Case No. 2: synchronous cecal and rectal tumor. LNs can be seen on an abdominopelvic contrast-enhanced CT scan, venous phase, axial (A,B) and coronal view (C). No suspected LNs are detected. (D)—The map of LN stations—black circles emphasize LN stations, without suspicious features. Table: correlation of LN stations, based on imaging studies and pathological reports. Imaging did not detect any suspicious LNs that was confirmed by pathology report.

Figure 3

Case No. 4: synchronous sigmoid ADK and SCC of the anal canal. Circumferential thickening with inhomogeneous enhancement at the level of sigmoid, proves infiltration of the mesenteric fat (white arrow). Perisigmoid and inferior mesentery LN stations were seen on contrast-enhanced CT, venous phase, axial views (A,C). The tumor mass in the anal region shows heterogenous enhancement in the arterial phase (B), with no visible LNs. (D) A map of nodal stations involved was made: black circle—visible LN, without suspicious features; red circle—suspicious LN for malignancy. Table: map correlation showed that positive LN was successfully detected on CT scan.

Figure 4

Case No. 5. Two synchronous sigmoid tumors. Parietal thickening of the colic wall with contrast-enhancement (white arrows), infiltration of pericolic fat.
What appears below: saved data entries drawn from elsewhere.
__device__ __forceinline__ int attn_origin(const AttnParams& p, int w) {
    if (p.ws == 0) return w * p.N;
    const int per_img = p.nWx * p.nWy;
// ... 614 lines not shown
    __shared__ __attribute__((aligned(16))) float row_lse[2][Np], row_delta[2][Np];
    __shared__ float dbias_s[DBIAS ? DBC * 256 : 1];
    __shared__ __attribute__((aligned(4))) unsigned char ci[Np], cj[Np];
    const int bid = gg_xcd_remap(blockIdx.x, gridDim.x);
    const int wb = bid / p.nh, h = bid % p.nh;
    const int lane = threadIdx.x & 63, wave = threadIdx.x >> 6;
    const int lr = lane & 15, lg = lane >> 4;
    const int qcol = p.q_off + h * p.head_stride, kcol = p.k_off + h * p.head_stride, vcol = p.v_off + h * p.head_stride;
    const int ocol = h * D;
    const int nt = (p.N + 15) / 16;
    const int ti = wave * 16 + lr;
    for (int t = threadIdx.x; t < Np; t += blockDim.x) {
        const int tt = min(t, p.N - 1), i = (tt * p.ws_inv) >> 16;
        ci[t] = p.ws ? (unsigned char)i : 0;
        cj[t] = p.ws ? (unsigned char)(tt - i * p.ws) : 0;
    }
    if (DBIAS) { for (int t = threadIdx.x; t < DBC * 256; t += blockDim.x) dbias_s[t] = 0.f; }
    u32x2 bq[NKT], bk[NKT];
#pragma unroll
    for (int kt = 0; kt < NKT; ++kt) {
        const int c0 = kt * 16 + lg * 4;
        bq[kt] = p.bias ? *reinterpret_cast<const u32x2*>(p.bias + ((int64_t)h * Np + ti) * Np + c0) : attn_mask_raw(c0, p.N);
        bk[kt] = p.bias ? *reinterpret_cast<const u32x2*>(p.bias + ((int64_t)h * Np + min(ti, p.N - 1)) * Np + c0) : attn_mask_raw(c0, p.N);
    }
    const float c2 = p.scale * 1.4426950408889634f;
    const int w0 = wb * GW, w1 = min(num_windows, w0 + GW);
    bf16x8 qr[IT], kr[IT], vr[IT], dr[IT], orr[IT];
    float lse_r = 0.f;
    auto fetch = [&](int w) {
        const int origin = attn_origin(p, w);
        int tokv[IT];
        attn_stage_tokens<D, Np>(p, origin, tokv);
        attn_load_rows<D, Np>(qr, p.qkv, p.ld, qcol, tokv);
        attn_load_rows<D, Np>(kr, p.qkv, p.ld, kcol, tokv);
        attn_load_rows<D, Np>(vr, p.qkv, p.ld, vcol, tokv);
        attn_load_rows<D, Np>(dr, p.dout, p.lddo, ocol, tokv);
        attn_load_rows<D, Np>(orr, p.out, p.ldo, ocol, tokv);
        if (threadIdx.x < Np) {
            const int tk = attn_token(p, origin, threadIdx.x);
            lse_r = tk >= 0 ? -1.4426950408889634f * p.lse[(int64_t)tk * p.nh + h] : 0.f;
        }
    };
    f32x4 dsum[DBIAS ? NKT : 1];
#pragma unroll
    for (int kt = 0; kt < (DBIAS ? NKT : 1); ++kt) dsum[kt] = (f32x4){0.f, 0.f, 0.f, 0.f};
    if (w0 < w1) fetch(w0);
    for (int w = w0; w < w1; ++w) {
        const int sel = (w - w0) & 1;
        bf16* Qs = img[sel][0]; bf16* Ks = img[sel][1]; bf16* Vs = img[sel][2]; bf16* dOs = img[sel][3];
        attn_store_rows<D, Np>(Qs, RS, qr);
        attn_store_rows<D, Np>(Ks, RS, kr);
        attn_store_rows<D, Np>(Vs, RS, vr);
        attn_store_rows<D, Np>(dOs, RS, dr);
        if (threadIdx.x < Np) row_lse[sel][threadIdx.x] = lse_r;
#pragma unroll
        for (int i = 0; i < IT; ++i) {
            const int idx = threadIdx.x + i * 256;
            float sm = 0.f;
#pragma unroll
            for (int j = 0; j < 8; ++j) sm += (float)dr[i][j] * (float)orr[i][j];
#pragma unroll
            for (int o = 1; o < CH; o <<= 1) sm += __shfl_xor(sm, o, 64);
            if (idx < Np * CH && (idx % CH) == 0) row_delta[sel][idx / CH] = -sm;
        }
        const int origin = attn_origin(p, w);
        const int tok_own = wave < nt ? attn_token(p, origin, ti) : -1;
        __syncthreads();
        if (w + 1 < w1) fetch(w + 1);
        if (wave < nt) {
            {
                bf16x8 qf[KS], dof[KS];
#pragma unroll
                for (int ks = 0; ks < KS; ++ks) {
                    qf[ks] = attn_lds_row_frag(Qs, RS, ti, ks * 32 + lg * 8);
                    dof[ks] = attn_lds_row_frag(dOs, RS, ti, ks * 32 + lg * 8);
                }
                const float nlse_q = row_lse[sel][ti], ndelta_q = row_delta[sel][ti];
                f32x4 dq[DT];
#pragma unroll
                for (int dt = 0; dt < DT; ++dt) dq[dt] = (f32x4){0.f, 0.f, 0.f, 0.f};
#pragma unroll
                for (int kp = 0; kp < NKT / 2; ++kp) {
                    f32x4 dst[2];
#pragma unroll
                    for (int u = 0; u < 2; ++u) {
                        const int kt = kp * 2 + u;
                        f32x4 acc = attn_bias_cvt(bq[kt]), acc2 = {ndelta_q, ndelta_q, ndelta_q, ndelta_q};
#pragma unroll
                        for (int ks = 0; ks < KS; ++ks) {
                            const bf16x8 kf = attn_lds_row_frag(Ks, RS, kt * 16 + lr, ks * 32 + lg * 8);
                            const bf16x8 vf = attn_lds_row_frag(Vs, RS, kt * 16 + lr, ks * 32 + lg * 8);
                            acc = __builtin_amdgcn_mfma_f32_16x16x32_bf16(kf, qf[ks], acc, 0, 0, 0);
                            acc2 = __builtin_amdgcn_mfma_f32_16x16x32_bf16(vf, dof[ks], acc2, 0, 0, 0);
                        }
                        const int key0 = kt * 16 + lg * 4;
#pragma unroll
                        for (int r = 0; r < 4; ++r) acc2[r] *= __builtin_amdgcn_exp2f(fmaf(acc[r], c2, nlse_q));
                        if (DBIAS) dsum[kt] += acc2;
                        dst[u] = acc2;
                    }
                    const bf16x8 df = attn_pack(dst[0], dst[1]);
#pragma unroll
                    for (int dt = 0; dt < DT; ++dt) {
                        const bf16x8 kf = attn_lds_tr_frag(Ks, RS, dt * 16, kp * 32, lr, lg);
                        dq[dt] = __builtin_amdgcn_mfma_f32_16x16x32_bf16(kf, df, dq[dt], 0, 0, 0);
                    }
                }
                if (tok_own >= 0) {
#pragma unroll
                    for (int dt = 0; dt < DT; ++dt) {
                        bf16x4 ov = {(bf16)(dq[dt][0] * p.scale), (bf16)(dq[dt][1] * p.scale), (bf16)(dq[dt][2] * p.scale), (bf16)(dq[dt][3] * p.scale)};
                        *reinterpret_cast<bf16x4*>(p.dqkv + (int64_t)tok_own * p.ld + qcol + dt * 16 + lg * 4) = ov;
                    }
                }
            }
            {
                bf16x8 kf[KS], vf[KS];
#pragma unroll
                for (int ks = 0; ks < KS; ++ks) {
                    kf[ks] = attn_lds_row_frag(Ks, RS, ti, ks * 32 + lg * 8);
                    vf[ks] = attn_lds_row_frag(Vs, RS, ti, ks * 32 + lg * 8);
                }
                f32x4 dk[DT], dv[DT];
#pragma unroll
                for (int dt = 0; dt < DT; ++dt) { dk[dt] = (f32x4){0.f, 0.f, 0.f, 0.f}; dv[dt] = (f32x4){0.f, 0.f, 0.f, 0.f}; }
#pragma unroll
                for (int qp = 0; qp < NKT / 2; ++qp) {
                    f32x4 pt[2], dst[2];
#pragma unroll
                    for (int u = 0; u < 2; ++u) {
                        const int qt = qp * 2 + u;
                        const int q0 = qt * 16 + lg * 4;
                        const f32x4 l4 = *reinterpret_cast<const f32x4*>(&row_lse[sel][q0]);
                        f32x4 acc = attn_bias_cvt(bk[qt]), acc2 = *reinterpret_cast<const f32x4*>(&row_delta[sel][q0]);
#pragma unroll
                        for (int ks = 0; ks < KS; ++ks) {
                            const bf16x8 qf = attn_lds_row_frag(Qs, RS, qt * 16 + lr, ks * 32 + lg * 8);
                            const bf16x8 dof = attn_lds_row_frag(dOs, RS, qt * 16 + lr, ks * 32 + lg * 8);
                            acc = __builtin_amdgcn_mfma_f32_16x16x32_bf16(qf, kf[ks], acc, 0, 0, 0);
                            acc2 = __builtin_amdgcn_mfma_f32_16x16x32_bf16(dof, vf[ks], acc2, 0, 0, 0);
                        }
#pragma unroll
                        for (int r = 0; r < 4; ++r) {
                            const float pr = __builtin_amdgcn_exp2f(fmaf(acc[r], c2, l4[r]));
                            acc[r] = pr;
                            acc2[r] *= pr;
                        }
                        pt[u] = acc;
                        dst[u] = acc2;
                    }
                    const bf16x8 pf = attn_pack(pt[0], pt[1]);
                    const bf16x8 df = attn_pack(dst[0], dst[1]);
#pragma unroll
                    for (int dt = 0; dt < DT; ++dt) {
                        const bf16x8 qtf = attn_lds_tr_frag(Qs, RS, dt * 16, qp * 32, lr, lg);
                        const bf16x8 dotf = attn_lds_tr_frag(dOs, RS, dt * 16, qp * 32, lr, lg);
                        dk[dt] = __builtin_amdgcn_mfma_f32_16x16x32_bf16(qtf, df, dk[dt], 0, 0, 0);
                        dv[dt] = __builtin_amdgcn_mfma_f32_16x16x32_bf16(dotf, pf, dv[dt], 0, 0, 0);
                    }
                }
                if (tok_own >= 0) {
#pragma unroll
                    for (int dt = 0; dt < DT; ++dt) {
                        bf16x4 a = {(bf16)(dk[dt][0] * p.scale), (bf16)(dk[dt][1] * p.scale), (bf16)(dk[dt][2] * p.scale), (bf16)(dk[dt][3] * p.scale)};
                        bf16x4 b = {(bf16)dv[dt][0], (bf16)dv[dt][1], (bf16)dv[dt][2], (bf16)dv[dt][3]};
                        *reinterpret_cast<bf16x4*>(p.dqkv + (int64_t)tok_own * p.ld + kcol + dt * 16 + lg * 4) = a;
                        *reinterpret_cast<bf16x4*>(p.dqkv + (int64_t)tok_own * p.ld + vcol + dt * 16 + lg * 4) = b;
                    }
                }
            }
        }
    }
    if (DBIAS) {
        if (wave < nt && ti < p.N) {
            const int qci = ci[ti], qcj = cj[ti];
#pragma unroll
            for (int kt = 0; kt < NKT; ++kt) {
                const int key0 = kt * 16 + lg * 4;
#pragma unroll
                for (int r = 0; r < 4; ++r)
                    if (key0 + r < p.N) atomicAdd(&dbias_s[(lr & (DBC - 1)) * 256 + abs(qci - (int)ci[key0 + r]) * p.ws + abs(qcj - (int)cj[key0 + r])], dsum[kt][r]);
            }
        }
        __syncthreads();
        for (int t = threadIdx.x; t < p.nbias; t += blockDim.x) {
            float sum = 0.f;
#pragma unroll
            for (int c = 0; c < DBC; ++c) sum += dbias_s[c * 256 + t];
            if (p.dbias_part) p.dbias_part[((int64_t)wb * p.nh + h) * p.nbias + t] = sum;
            else atomicAdd(&p.dbias[h * p.nbias + t], sum);
        }
    }
}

Association of regional LNs (yellow circle), some with suspicious criteria, seen on contrast-enhancement CT scan, venous-phase, axial-views (A,B) and sagittal view (C). A map of nodal stations was made: black circle: visible, non-suspicious LNs, red circle: suspicious LNs (D). Table: correlation of LNs stations - two of the four suspect LNs were positive, both of them found in the index tumor.

Figure 5

Case No. 6. Synchronous sigmoid and cecal tumors (white arrow), seen on contrast-enhanced CT scan, venous phase, axial views (A,B) and coronal view (C), with infiltration of pericolic fat, regional LNs (yellow circle) and left fallopian tube metastasis (white arrow-head). Map of nodal stations shows nodal stations with suspect LNs (rec circle) and nodal stations with visible LNs, without suspicious criteria (D). Table: correlation of suspect nodal stations with LN metastasis.

Figure 6

The microsatellite stable status is immunohistochemically proved by nuclear expression of MLH1 (A), MSH2 (B), PMS2 (C) and MSH6 (D).

Figure 7

Histological aspect, correlated with the molecular subtype determined with E-cadherin and β-catenin. All tumors expressed membranar E-cadherin and β-catenin in the tumor core (A–F). In the epithelial subtype, the membrane expression of E-cadherin (B) and beta-catenin (C) can be seen in both tumor core and invasion area (buds). The hybrid molecular subtype is characterized by membranar expression of E-cadherin and beta-catenin in the tumor core (E,F) with nuclear positivity of β-catenin in the buds (F).